Oil Prices End Week at 3 ½ Month High


Like most other commodities in the markets right now, oil has seen itself go through a strong recovery since the end of 2018. Currently, U.S. crude-oil futures posted their highest close in over three months.

International benchmark Brent crude was trading at $67.40 per barrel, a 1.5 percent gain over the course of the week from Monday’s start at $66.39 per barrel. American benchmark West Texas Intermediate increased further, gaining 1.9 percent throughout the week from $56.33 per barrel to $57.41 per barrel. For both benchmarks, these prices are at the highest levels since November 16th, 2018.

This has been due to a variety of different geopolitical reasons. For one, the Fed choosing to postpone hiking up interest rates is undoubtedly a driving force, as well one of the more recent developments to mention. The central bank raised interest rates four times in 2018. However, the announcement to be “patient” has pushed the American dollar lower against other currencies.

Another recent development that has caused commodities prices to rise is the stronger sense of hopefulness that U.S.-China trade talks will conclude with an agreement. Even if tariffs between the two countries don’t directly impact oil prices, prices will change to accommodate the changing international economic landscape. As the nation’s leaders meet again today in Washington to further discuss a trade deal, investors are keeping close tabs on the results of the conversation.

“Oil prices, as well as the stock market have been rising on the anticipation that China and the U.S. would agree to a trade deal,” added Andy Lipow, president of Lipow Oil Associates in Houston. “In addition, we’re seeing a tightening of oil supplies around the world resulting from OPEC and non-OPEC production cuts.”

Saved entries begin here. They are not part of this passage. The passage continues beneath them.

int ydorb::extractor_pyramid_view(const ydorb_extractor* e, PyramidView* v) {
  if (!e || !v || !e->planValid || e->lastFrames < 1) { set_error("the extractor holds no pyramid (no call yet)"); return YDORB_ERR_INVALID_ARG; }
  v->device = e->cfg.device; v->nLevels = e->cfg.n_levels; v->frames = e->lastFrames; v->frameStride = (long long)e->plan.pyrFrameStride;
  v->stream = e->stream;
  for (int l = 0; l < e->cfg.n_levels; l++) {
    const LevelDev& L = e->plan.dev.lv[l];
    v->roi[l] = e->d_pyr + L.padOff + (size_t)kPad * L.pitch + kPad;
    v->w[l] = L.w; v->h[l] = L.h; v->pitch[l] = L.pitch;
    v->scale[l] = e->sf[l]; v->invScale[l] = e->isf[l];
    v->quota[l] = e->perLevel[l];
  }
  return YDORB_OK;
}

extern "C" {

int ydorb_extractor_create(const YdExtractorConfig* cfg, ydorb_extractor_t** out) {
  if (!cfg || !out) { set_error("null argument"); return YDORB_ERR_INVALID_ARG; }
  *out = nullptr;
  if (cfg->n_levels < 1 || cfg->n_levels > kMaxLevels || cfg->n_features < 1 || !(cfg->scale_factor > 1.0f)) {
    set_error("unsupported extractor config (n_levels 1..8, n_features >= 1, scale_factor > 1)");
    return YDORB_ERR_INVALID_ARG;
  }
  int rc = ydorb::require_device(cfg->device);
  if (rc) return rc;
  ydorb_extractor* e = new ydorb_extractor();
  e->cfg = *cfg;
  if (const char* v = getenv("YDORB_QT_PASS")) e->forcePassQuadtree = v[0] == '1';
  if (const char* v = getenv("YDORB_PYR_FUSED")) e->noFusedPads = v[0] == '0';
  e->descKpw = cfg->max_batch <= 8 ? 1 : 4;
  if (const char* v = getenv("YDORB_DESC_KPW")) e->descKpw = atoi(v) == 1 ? 1 : atoi(v) == 4 ? 4 : 2;
  e->cfg.min_fast_thr = cfg->ini_fast_thr;
  const int L = cfg->n_levels;
  const float s = cfg->scale_factor;
  int per = (int)round(cfg->n_features * (1 - 1.0 / s) / (1.0 - pow(1.0 / s, L)));
  int sum = 0;
  for (int i = 0; i < L; i++) {
    e->sf.push_back((float)pow(s, i));
    e->sf2.push_back((float)pow(s, 2 * i));
    e->isf.push_back((float)pow(s, -i));
    e->isf2.push_back((float)pow(s, -2 * i));
    if (i < L - 1) {
      e->perLevel.push_back(per);
      sum += per;
      per = (int)round((float)per / s);
    } else {
      e->perLevel.push_back(std::max(cfg->n_features - sum, 0));
    }
  }
  e->sumQuota = 0;
  for (int q : e->perLevel) e->sumQuota += q;
  {
    const int half = 15;
    std::vector<int> mx(half + 1, 0);
    const int maxY = (int)floor(half * sqrt(2.0) / 2.0 + 1.0), minY = (int)ceil(half * sqrt(2.0) / 2.0);
    for (int v = 0; v <= maxY; v++) mx.push_back((int)round(sqrt((double)half * half + (double)v * v)));
    for (int v = half, i = 0; v >= minY; v--) {
      while (mx[i] == mx[i + 1]) i++;
      mx[v] = i;
      i++;
    }
    for (int v = 0; v < 16; v++) e->maxX[v] = mx[v];
  }
  if (hipStreamCreateWithFlags(&e->stream, hipStreamNonBlocking) != hipSuccess) {
    set_error("hipStreamCreate failed");
    delete e;
    return YDORB_ERR_HIP;
  }
  for (auto& ev : e->ev) (void)hipEventCreate(&ev);
  (void)hipEventCreateWithFlags(&e->evFork, hipEventDisableTiming);
  for (int l = 0; l < kMaxLevels; l++) {
    const char* qtEnv = getenv("YDORB_QT_STREAMS");
    e->qtInline = (qtEnv && atoi(qtEnv) == 0) || (cfg->flags & YDORB_EXTRACTOR_SINGLE_STREAM);
    const int nQt = std::max(1, std::min(qtEnv ? atoi(qtEnv) : (cfg->max_batch <= 8 ? (int)kMaxLevels : 2), (int)kMaxLevels));
    if (l < nQt) (void)hipStreamCreateWithFlags(&e->qtStream[l], hipStreamNonBlocking);
    else e->qtStream[l] = e->qtStream[l % nQt];
    (void)hipEventCreateWithFlags(&e->evJoin[l], hipEventDisableTiming);
    (void)hipEventCreateWithFlags(&e->evFast[l], hipEventDisableTiming);
  }
  {
    const char* g = getenv("YDORB_FAST_GROUPS");
    e->fastGroups = std::max(1, std::min(g ? atoi(g) : (cfg->max_batch <= 8 ? 1 : 2), (int)kMaxLevels));
  }
  *out = e;
  return YDORB_OK;
}

void ydorb_extractor_destroy(ydorb_extractor_t* e) {
  if (!e) return;
  (void)hipSetDevice(e->cfg.device);
  if (e->stream) (void)hipStreamSynchronize(e->stream);
  freeBuffers(e);
  for (auto& ev : e->ev) if (ev) (void)hipEventDestroy(ev);
  for (int l = 0; l < kMaxLevels; l++) {
    if (e->qtStream[l]) {
      bool shared = false;
      for (int k = 0; k < l; k++) shared = shared || e->qtStream[k] == e->qtStream[l];
      if (!shared) { (void)hipStreamSynchronize(e->qtStream[l]); (void)hipStreamDestroy(e->qtStream[l]); }
    }
    if (e->evJoin[l]) (void)hipEventDestroy(e->evJoin[l]);
    if (e->evFast[l]) (void)hipEventDestroy(e->evFast[l]);
  }
  if (e->evFork) (void)hipEventDestroy(e->evFork);
  if (e->stream) (void)hipStreamDestroy(e->stream);
  delete e;
}

int ydorb_extractor_tables(const ydorb_extractor_t* e, float* scale, float* inv_scale, float* scale_sq, float* inv_scale_sq,
                           int32_t* per_level) {
  if (!e) { set_error("null handle"); return YDORB_ERR_INVALID_ARG; }
  for (int i = 0; i < e->cfg.n_levels; i++) {
    if (scale) scale[i] = e->sf[i];
    if (inv_scale) inv_scale[i] = e->isf[i];
    if (scale_sq) scale_sq[i] = e->sf2[i];
    if (inv_scale_sq) inv_scale_sq[i] = e->isf2[i];
    if (per_level) per_level[i] = e->perLevel[i];
  }
  return YDORB_OK;
}

int ydorb_extractor_max_keypoints(const ydorb_extractor_t* e) { return e ? e->sumQuota : YDORB_ERR_INVALID_ARG; }

int ydorb_extract_batch_device(ydorb_extractor_t* e, const uint8_t* d_img, int32_t w, int32_t h, int32_t stride, size_t frame_stride,
                               int32_t n_frames, YdKeyPoint* d_kps, uint8_t* d_desc, int32_t cap, int32_t* d_n_out, void* stream) {
  if (!e || !d_img || !d_kps || !d_desc || !d_n_out || w <= 0 || h <= 0 || n_frames <= 0 || stride < w) {
    set_error("invalid argument");
    return YDORB_ERR_INVALID_ARG;
  }
  if (cap < e->sumQuota) { set_error("cap %d < max keypoints %d", cap, e->sumQuota); return YDORB_ERR_CAPACITY; }
  HIPCHK(hipSetDevice(e->cfg.device));
  int rc = ensurePlan(e, w, h, n_frames);
  if (rc) return rc;
  return enqueue(e, d_img, stride, frame_stride, n_frames, reinterpret_cast<YdKeyPointDev*>(d_kps), d_desc, cap, d_n_out,
                 stream ? (hipStream_t)stream : e->stream);
}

But the largest factor contributing to the rise of oil prices over the past few months has been the decision from OPEC and ally countries to cut production in order to stimulate prices. Ten partner producers outside of the OPEC, led by Russia, agreed in December to collectively reduce crude output by 1.2 million barrels a day for the first half of 2019. Since then, oil prices have increased close to 30 percent since the decision was made.

“While Saudi Arabia willingly cuts output and exports, the U.S. producers continue to flood the market with shale oil,” said Carsten Menke, commodities analyst at Julius Baer. “Drilling activity has stabilized, which brings much-needed cooling to the recent shale boom frenzy. Yet U.S. oil production remains on track to reach 13 million barrels per day by the end of the year. Balancing the market, i.e. aligning the somewhat uncertain global demand growth and the somewhat erratic U.S. sanction policies towards Iran and Venezuela with the shale boom, rests on Saudi Arabia and its allies.”

While in the short-term oil prices are expected to continue rising, this will likely be counterbalanced by the U.S.’s growing energy independence. U.S. energy companies have also been opening more offshore oil rigs over the past few weeks. With the country’s rising crude oil and shale output, this could threatening to put global oil markets into a downward price spiral as the energy market struggles with an oversupply of energy.